購入前リフォームにおける注意点

 購入と合わせてリフォームを実施する場合、クロスの張替えから、水廻りの設備更新や耐震補強、間取り変更等、幅広い改修内容が想定されます。今回は建築工法による間取り変更について解説します。

 例えば、購入予定者から「この壁を撤去して広いLDKにリフォームできますか? できるなら購入を検討したい」という問い合わせがあったとします。この場合、建物がどのような工法でつくられているのかがポイントです。木造住宅の場合、柱や梁、筋交等で構成される「在来軸組工法」と壁式構造である「ツーバイフォー(枠組壁工法)」に大きく分けられます。
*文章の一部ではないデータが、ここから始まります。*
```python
# ... 808 lines not shown
        ctx.save_for_backward(pred, x_t, images, eps, g)
        ctx.cfg = (float(inv_scale), ptype, ttype)
        return loss

    @staticmethod
    def backward(ctx, gloss):
        pred, x_t, images, eps, g = ctx.saved_tensors
        inv_scale, ptype, ttype = ctx.cfg
        B = pred.shape[0]
        chw = pred.numel() // B
        gl = _vec(gloss, B)
        dpred = torch.empty_like(pred)
        _lib.check(_lib.lib().mdm_diffusion_loss_bwd(_p(x_t), _p(pred), _p(images), _p(eps), _p(g), _p(gl), inv_scale, _p(dpred),
                                                     B, chw, ptype, ttype, _stream()), "mdm_diffusion_loss_bwd")
        return dpred, None, None, None, None, None, None, None


def diffusion_loss(pred, x_t, images, eps, g, prediction_type, target_type, inv_scale=1.0):
    if pred.dtype != torch.float32:
        raise _lib.MdmHipError("diffusion_loss: the model output at the boundary is fp32 (got %s)" % pred.dtype)
    return DiffusionLossFn.apply(pred, x_t, images, eps, g, float(inv_scale), _ptype(prediction_type), _ptype(target_type))


def avgpool(x, r):
    x = _img(x)
    N, C, H, W = x.shape
    y = torch.empty((N, C, H // r, W // r), dtype=torch.float32, device=x.device)
    _lib.check(_lib.lib().mdm_avgpool(_p(x), _p(y), N, C, H, W, int(r), _stream()), "mdm_avgpool")
    return y


class SampleStdFn(torch.autograd.Function):

    @staticmethod
    def forward(ctx, x):
        x = _img(x)
        N = x.shape[0]
        chw = x.numel() // N
        y = torch.empty_like(x)
        stats = torch.empty((N, 2), dtype=torch.float32, device=x.device)
        ws = torch.empty(N * 64 * 2, dtype=torch.float32, device=x.device)
        _lib.check(_lib.lib().mdm_sample_std_fwd(_p(x), _p(y), _p(stats), _p(ws), N, chw, _stream()), "mdm_sample_std_fwd")
        ctx.save_for_backward(x, stats)
        return y

    @staticmethod
    def backward(ctx, dy):
        x, stats = ctx.saved_tensors
        dy = _c(dy.float())
        N = x.shape[0]
        chw = x.numel() // N
        dx = torch.empty_like(x)
        ws = torch.empty(N * 64 * 2, dtype=torch.float32, device=x.device)
        _lib.check(_lib.lib().mdm_sample_std_bwd(_p(dy), _p(x), _p(stats), _p(dx), _p(ws), N, chw, _stream()), "mdm_sample_std_bwd")
        return dx


def sample_std_normalize(x):
    return SampleStdFn.apply(x)


def input_stage(u8_nhwc):
    _require_gpu(u8_nhwc)
    if u8_nhwc.dtype != torch.uint8 or u8_nhwc.dim() != 4 or u8_nhwc.shape[-1] != 3:
        raise _lib.MdmHipError("input_stage: expected a uint8 [B, H, W, 3] tensor")
    u = _c(u8_nhwc)
    B, H, W, _ = u.shape
    out = torch.empty((B, 3, H, W), dtype=torch.float32, device=u.device)
    _lib.check(_lib.lib().mdm_input_stage(_p(u), _p(out), B, H, W, _stream()), "mdm_input_stage")
    return out


def sumsq(flat_f32, out=None, step_counter=None):
    _require_gpu(flat_f32)
    out = torch.empty(1, dtype=torch.float32, device=flat_f32.device) if out is None else out
    ws = torch.empty(1024, dtype=torch.float32, device=flat_f32.device)
    _lib.check(_lib.lib().mdm_sumsq(_p(flat_f32), _p(out), _p(ws), flat_f32.numel(), _p(step_counter), _stream()), "mdm_sumsq")
    return out


def adamw_ema_step(p, g, m, v, ema, gnorm_sq, lr, beta1, beta2, eps, weight_decay, step, clip, ema_decay, zero_grad=True,
                   step_dev=None):
    _require_gpu(p)
    nbytes = 4.0 * p.numel() * ((4 if ema is None else 5) + (3 if ema is None else 4) + (1 if zero_grad else 0))
    _prof_wrap("adamw_ema_step", nbytes, lambda: _lib.check(
        _lib.lib().mdm_adamw_ema_step(_p(p), _p(g), _p(m), _p(v), _p(ema), _p(gnorm_sq), p.numel(), float(lr), float(beta1),
                                      float(beta2), float(eps), float(weight_decay), int(step), _p(step_dev), float(clip), float(ema_decay),
                                      1 if zero_grad else 0, _stream()),
        "mdm_adamw_ema_step",
    ), kind="hbm")
    invalidate_packed_weights()


_dropout_rng = [None, 0]


def seed_dropout(seed: int, rank: int = None):
    if rank is None:
        rank = torch.distributed.get_rank() if (torch.distributed.is_available() and torch.distributed.is_initialized()) else 0
    _dropout_rng[0] = (int(seed) + 0x9E3779B97F4A7C15 * int(rank)) & 0xFFFFFFFFFFFFFFFF
    _dropout_rng[1] = 0


def get_dropout_rng_state():
    if _dropout_rng[0] is None:
        seed_dropout(torch.initial_seed())
    return (_dropout_rng[0], _dropout_rng[1])


def set_dropout_rng_state(state):
    _dropout_rng[0], _dropout_rng[1] = int(state[0]) & 0xFFFFFFFFFFFFFFFF, int(state[1])


def _dropout_forward(x, p):
    if _dropout_rng[0] is None:
        seed_dropout(torch.initial_seed())
    seed, off = _dropout_rng
    _dropout_rng[1] = off + (x.numel() + 3) // 4
    y = torch.empty_like(x)
    _lib.check(_lib.lib().mdm_dropout(_p(x), _p(y), x.numel(), float(p), seed, off, _dt(x), _stream()), "mdm_dropout")
    return y, seed, off


class DropoutFn(torch.autograd.Function):
    @staticmethod
    def forward(ctx, x, p):
        _require_gpu(x)
        y, seed, off = _dropout_forward(_c(x), p)
        ctx.p, ctx.seed, ctx.off = float(p), seed, off
        return y

    @staticmethod
    def backward(ctx, dy):
        dy = _c(dy)
        dx = torch.empty_like(dy)
        _lib.check(_lib.lib().mdm_dropout(_p(dy), _p(dx), dy.numel(), ctx.p, ctx.seed, ctx.off, _dt(dy), _stream()), "mdm_dropout")
        return dx, None


def dropout(x, p: float, training: bool = True):
    if not training or p <= 0.0:
        return x
    if p >= 1.0:
        return x * 0.0
    if x.numel() % 8 != 0:
        raise _lib.MdmHipError("dropout: the element count must be a multiple of 8")
    return DropoutFn.apply(x, p)
```

### ml-mdm_amd/mdm_hip/trainer.py

```python
import collections
import math
import os

import torch

from . import ops
from .distributed import DataParallel, GradReducer


class FusedState:

    def __init__(self, net, reducer=None, bucket_mb=256.0, wire_dtype="auto", use_ema=True, async_wgrad=True):
        self.net = net
        self.params = [p for p in net.parameters() if p.requires_grad]
        late = net.late_gradient_parameters() if hasattr(net, "late_gradient_parameters") else None
        self.reducer = reducer if reducer is not None else GradReducer(self.params, bucket_mb=bucket_mb, wire_dtype=wire_dtype,
                                                                       late_params=late)
        self.reducer.broadcast_parameters(0)
        flat = torch.empty_like(self.reducer.flat)
        self.slices = {}
        off = 0
        with torch.no_grad():
            for p in self.reducer.order:
                n = p.numel()
                flat[off:off + n].copy_(p.reshape(-1))
                p.data = flat[off:off + n].view_as(p)
                self.slices[id(p)] = (off, n)
                off += n
        self.flat_p = flat
        self.m = torch.zeros_like(flat)
        self.v = torch.zeros_like(flat)
        self.flat_ema = flat.clone() if use_ema else None
        self.gnorm_sq = torch.zeros(1, dtype=torch.float32, device=flat.device)
        self.step_dev = torch.zeros(1, dtype=torch.int32, device=flat.device)
        self.reducer.rebind()
        self.async_wgrad = async_wgrad
        self._host_vals = {}
        self.activate()

    def activate(self):
        ops.set_grad_sink(self.reducer)
        ops.enable_async_wgrad(self.async_wgrad)
        ops.enable_deferred_wgrad(self.async_wgrad, max_group=32 if self.reducer.world == 1 else 13)
        ops.invalidate_packed_weights()

    def view(self, arena, p):
        off, n = self.slices[id(p)]
        return arena[off:off + n].view_as(p)

    def finish_backward(self):
        ops.flush_wgrad_queue()
        self.reducer.mark("bw1")
        ops.join_side_stream()
        self.reducer.finish()

    def post_scalar(self, name, value):
        ent = self._host_vals.get(name)
        if ent is None:
            ent = (torch.empty(1, dtype=torch.float32).pin_memory(), torch.cuda.Event())
            self._host_vals[name] = ent
        ent[0].copy_(value.detach().reshape(1), non_blocking=True)
        ent[1].record()

    def read_scalar(self, name):
        buf, ev = self._host_vals[name]
        ev.synchronize()
        return float(buf[0])

    def post_skip_flag(self):
        ring = self.__dict__.setdefault("_skip_ring", [])
        k = self.__dict__.get("_skip_next", 0)
        if len(ring) <= k:
            ring.append((torch.empty(1, dtype=torch.float32).pin_memory(), torch.cuda.Event()))
        buf, ev = ring[k]
        self._skip_next = (k + 1) % 4
        buf.copy_(self.gnorm_sq.detach().reshape(1), non_blocking=True)
        ev.record()
        return buf, ev

    def optimizer_step(self, lr, betas, eps, weight_decay, clip_norm, ema_decay, dtype, loss=None):
        if loss is not None and self.reducer.world == 1:
            self.reducer.flat[:1].add_(loss.detach().float().reshape(1) * 0.0)
        ops.sumsq(self.reducer.flat, out=self.gnorm_sq, step_counter=self.step_dev)
        ops.adamw_ema_step(self.flat_p, self.reducer.flat, self.m, self.v, self.flat_ema, self.gnorm_sq, lr, betas[0], betas[1],
                           eps, weight_decay, 0, clip_norm, ema_decay, zero_grad=True, step_dev=self.step_dev)
        ops.repack_all(dtype)
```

 在来軸組工法の場合は、耐震性について検討することは必須ですが、壁の撤去については可能で、間取り変更への対応力は高いといえます。
 一方、ツーバイフォー工法の場合は壁が構造体となっているため、壁の撤去は難しいといえます。その他の工法としてはハウスメーカーが独自で開発したものがあり、木造や軽量鉄骨でつくられたものについては、系列のリフォーム会社でなければ施工できないことが考えられます。購入予定者に適切なアドバイスを行うためにも、もし図面や書類があれば、あらかじめ工法を確認しておくことが必要です。